#ifndef CPF_STREAM_L1_ZERO_SKIP
#define CPF_STREAM_L1_ZERO_SKIP 1
#endif
#ifndef CPF_STREAM_LAZY_USED
#define CPF_STREAM_LAZY_USED 1
#endif
#ifndef CPF_STREAM_BOX_SPARSE
#define CPF_STREAM_BOX_SPARSE 1
#endif
#ifndef CPF_STREAM_FLAT_KICK
#define CPF_STREAM_FLAT_KICK 0
#endif
#ifndef CPF_STREAM_FLAT_ZERO_SKIP
#define CPF_STREAM_FLAT_ZERO_SKIP 0
#endif
#ifndef CPF_STREAM_FLAT_Z
#define CPF_STREAM_FLAT_Z 1
#endif
#ifndef CPF_STREAM_SLOTS_BOX
#define CPF_STREAM_SLOTS_BOX 9
#endif
#ifndef CPF_STREAM_SLOTS_BOX_B
#define CPF_STREAM_SLOTS_BOX_B 12
#endif
#ifndef CPF_STREAM_WAVES_BOX_B
#define CPF_STREAM_WAVES_BOX_B 6
#endif
#ifndef CPF_STREAM_WAVES_BOX
#define CPF_STREAM_WAVES_BOX 6
#endif
#ifndef CPF_STREAM_WAVES_B1
#define CPF_STREAM_WAVES_B1 5
#endif
#ifndef CPF_STREAM_WAVES_L2
#define CPF_STREAM_WAVES_L2 6
#endif
#ifndef CPF_STREAM_WAVES_B0
#define CPF_STREAM_WAVES_B0 7
#endif
#ifndef CPF_STREAM_HIT_POOL_B0
#define CPF_STREAM_HIT_POOL_B0 18
#endif
#ifndef CPF_STREAM_WAVES_FLAT
#define CPF_STREAM_WAVES_FLAT CPF_STREAM_WAVES
#endif
#ifndef CPF_STREAM_WAVES_FLAT_BODY
#define CPF_STREAM_WAVES_FLAT_BODY 0
#endif
#ifndef CPF_FLAT_ROUND_GATHER
#define CPF_FLAT_ROUND_GATHER 1
#endif
#ifndef CPF_FLAT_ROUND_HINTS
#define CPF_FLAT_ROUND_HINTS 1
#endif
#ifndef CPF_FLAT_ROUND_ONE_HOOK
#define CPF_FLAT_ROUND_ONE_HOOK 1
#endif
#ifndef CPF_FLAT_ROUND_MASK
#define CPF_FLAT_ROUND_MASK 1
#endif
#ifndef CPF_FLAT_ROUND_OUTCOME
#define CPF_FLAT_ROUND_OUTCOME 1
#endif
#ifndef CPF_STREAM_SLOTS_BROWN
#define CPF_STREAM_SLOTS_BROWN 10
#endif
#ifndef CPF_STREAM_HIT_REGS_L2
#define CPF_STREAM_HIT_REGS_L2 0
#endif
#ifndef CPF_STREAM_WAVES_VERTEX
#define CPF_STREAM_WAVES_VERTEX 4
#endif
template <bool BROWNIAN, bool STORE_VEL, bool STATS, int LOOKUP>
struct StreamShape {
    static constexpr LookupMode mode = lookup_traits(LOOKUP);
    static_assert(mode.id == LOOKUP, "LOOKUP: a mode of kLookupModes");
    static constexpr int slots = [] {
        if (!mode.fixed) return CPF_STREAM_SLOTS;
        if (mode.box) return BROWNIAN ? CPF_STREAM_SLOTS_BOX_B : CPF_STREAM_SLOTS_BOX;
        if (BROWNIAN && LOOKUP == kLookupFixed) return CPF_STREAM_SLOTS_BROWN;
        return CPF_STREAM_SLOTS_FIXED;
    }();
    static_assert(slots >= 4 && slots <= 32, "slots");
    static constexpr int stride = mode.box ? 4 : kSlotStride;
    static constexpr bool hitInRegs = !BROWNIAN && (!mode.bigCells || CPF_STREAM_HIT_REGS_L2);
    static constexpr int pool = [] {
        if (hitInRegs) return 1;
        if (mode.mixed) return 16;
        if (BROWNIAN && LOOKUP == kLookupLoop) return CPF_STREAM_HIT_POOL_B0;
        return CPF_STREAM_HIT_POOL;
    }();
    static constexpr int waves = [] {
        if (STORE_VEL || STATS) return 1;
        if (mode.gatherAhead != 0) return BROWNIAN ? 4 : 5;
        if (BROWNIAN && mode.mixed) return 5;
        if (BROWNIAN && mode.box) return CPF_STREAM_WAVES_BOX_B;
        if (BROWNIAN) return LOOKUP == kLookupFixed ? CPF_STREAM_WAVES_B1 : CPF_STREAM_WAVES_B0;
        if (mode.bigCells) return CPF_STREAM_WAVES_L2;
        if (mode.box) return CPF_STREAM_WAVES_BOX;
        if (mode.mixed) return 6;
        if (LOOKUP == kLookupFlatLoop) return CPF_STREAM_WAVES_FLAT;
        return CPF_STREAM_WAVES;
    }();
};
#if CPF_STREAM_SLOTS == 6 && CPF_STREAM_SLOTS_FIXED == 9 && CPF_STREAM_SLOTS_BROWN == 10 && CPF_STREAM_SLOTS_BOX == 9 && CPF_STREAM_SLOTS_BOX_B == 12 && \
    CPF_STREAM_WAVES == 7 && CPF_STREAM_WAVES_B0 == 7 && CPF_STREAM_WAVES_B1 == 5 && CPF_STREAM_WAVES_L2 == 6 && CPF_STREAM_WAVES_BOX == 6 && \
    CPF_STREAM_WAVES_BOX_B == 6 && CPF_STREAM_WAVES_FLAT == 7 && CPF_STREAM_HIT_POOL == 40 && CPF_STREAM_HIT_POOL_B0 == 18 && CPF_STREAM_HIT_REGS_L2 == 0
template <int LOOKUP>
constexpr bool shape_is(int slots, int waves, int pool, int slotsB, int wavesB, int poolB) {
    using P = StreamShape<false, false, false, LOOKUP>; using B = StreamShape<true, false, false, LOOKUP>;
    return P::slots == slots && P::waves == waves && P::pool == pool && B::slots == slotsB && B::waves == wavesB && B::pool == poolB;
}
static_assert(shape_is<0>(6, 7, 1, 6, 7, 18) && shape_is<1>(9, 7, 1, 10, 5, 40) && shape_is<2>(9, 6, 16, 9, 5, 16) && shape_is<3>(9, 6, 1, 9, 5, 16) &&
              shape_is<4>(9, 5, 1, 9, 4, 40) && shape_is<5>(6, 6, 1, 6, 5, 16) && shape_is<6>(9, 6, 1, 12, 6, 40) && shape_is<8>(6, 7, 1, 6, 7, 40) &&
              shape_is<9>(9, 7, 1, 9, 7, 40) && shape_is<11>(9, 6, 1, 12, 5, 16), "StreamShape: slots, waves, pool per mode");
#endif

■ ■ ■ ■ ■

Taking the records above, retype every line from the one with "#define CPF_STREAM_WAVES_FLAT_BODY 0" down to the one with "static constexpr LookupMode", exactly and with nothing else.

#define CPF_STREAM_WAVES_FLAT_BODY 0
#endif
#ifndef CPF_FLAT_ROUND_GATHER
#define CPF_FLAT_ROUND_GATHER 1
#endif
#ifndef CPF_FLAT_ROUND_HINTS
#define CPF_FLAT_ROUND_HINTS 1
#endif
#ifndef CPF_FLAT_ROUND_ONE_HOOK
#define CPF_FLAT_ROUND_ONE_HOOK 1
#endif
#ifndef CPF_FLAT_ROUND_MASK
#define CPF_FLAT_ROUND_MASK 1
#endif
#ifndef CPF_FLAT_ROUND_OUTCOME
#define CPF_FLAT_ROUND_OUTCOME 1
#endif
#ifndef CPF_STREAM_SLOTS_BROWN
#define CPF_STREAM_SLOTS_BROWN 10
#endif
#ifndef CPF_STREAM_HIT_REGS_L2
#define CPF_STREAM_HIT_REGS_L2 0
#endif
#ifndef CPF_STREAM_WAVES_VERTEX
#define CPF_STREAM_WAVES_VERTEX 4
#endif
template <bool BROWNIAN, bool STORE_VEL, bool STATS, int LOOKUP>
struct StreamShape {
    static constexpr LookupMode mode = lookup_traits(LOOKUP);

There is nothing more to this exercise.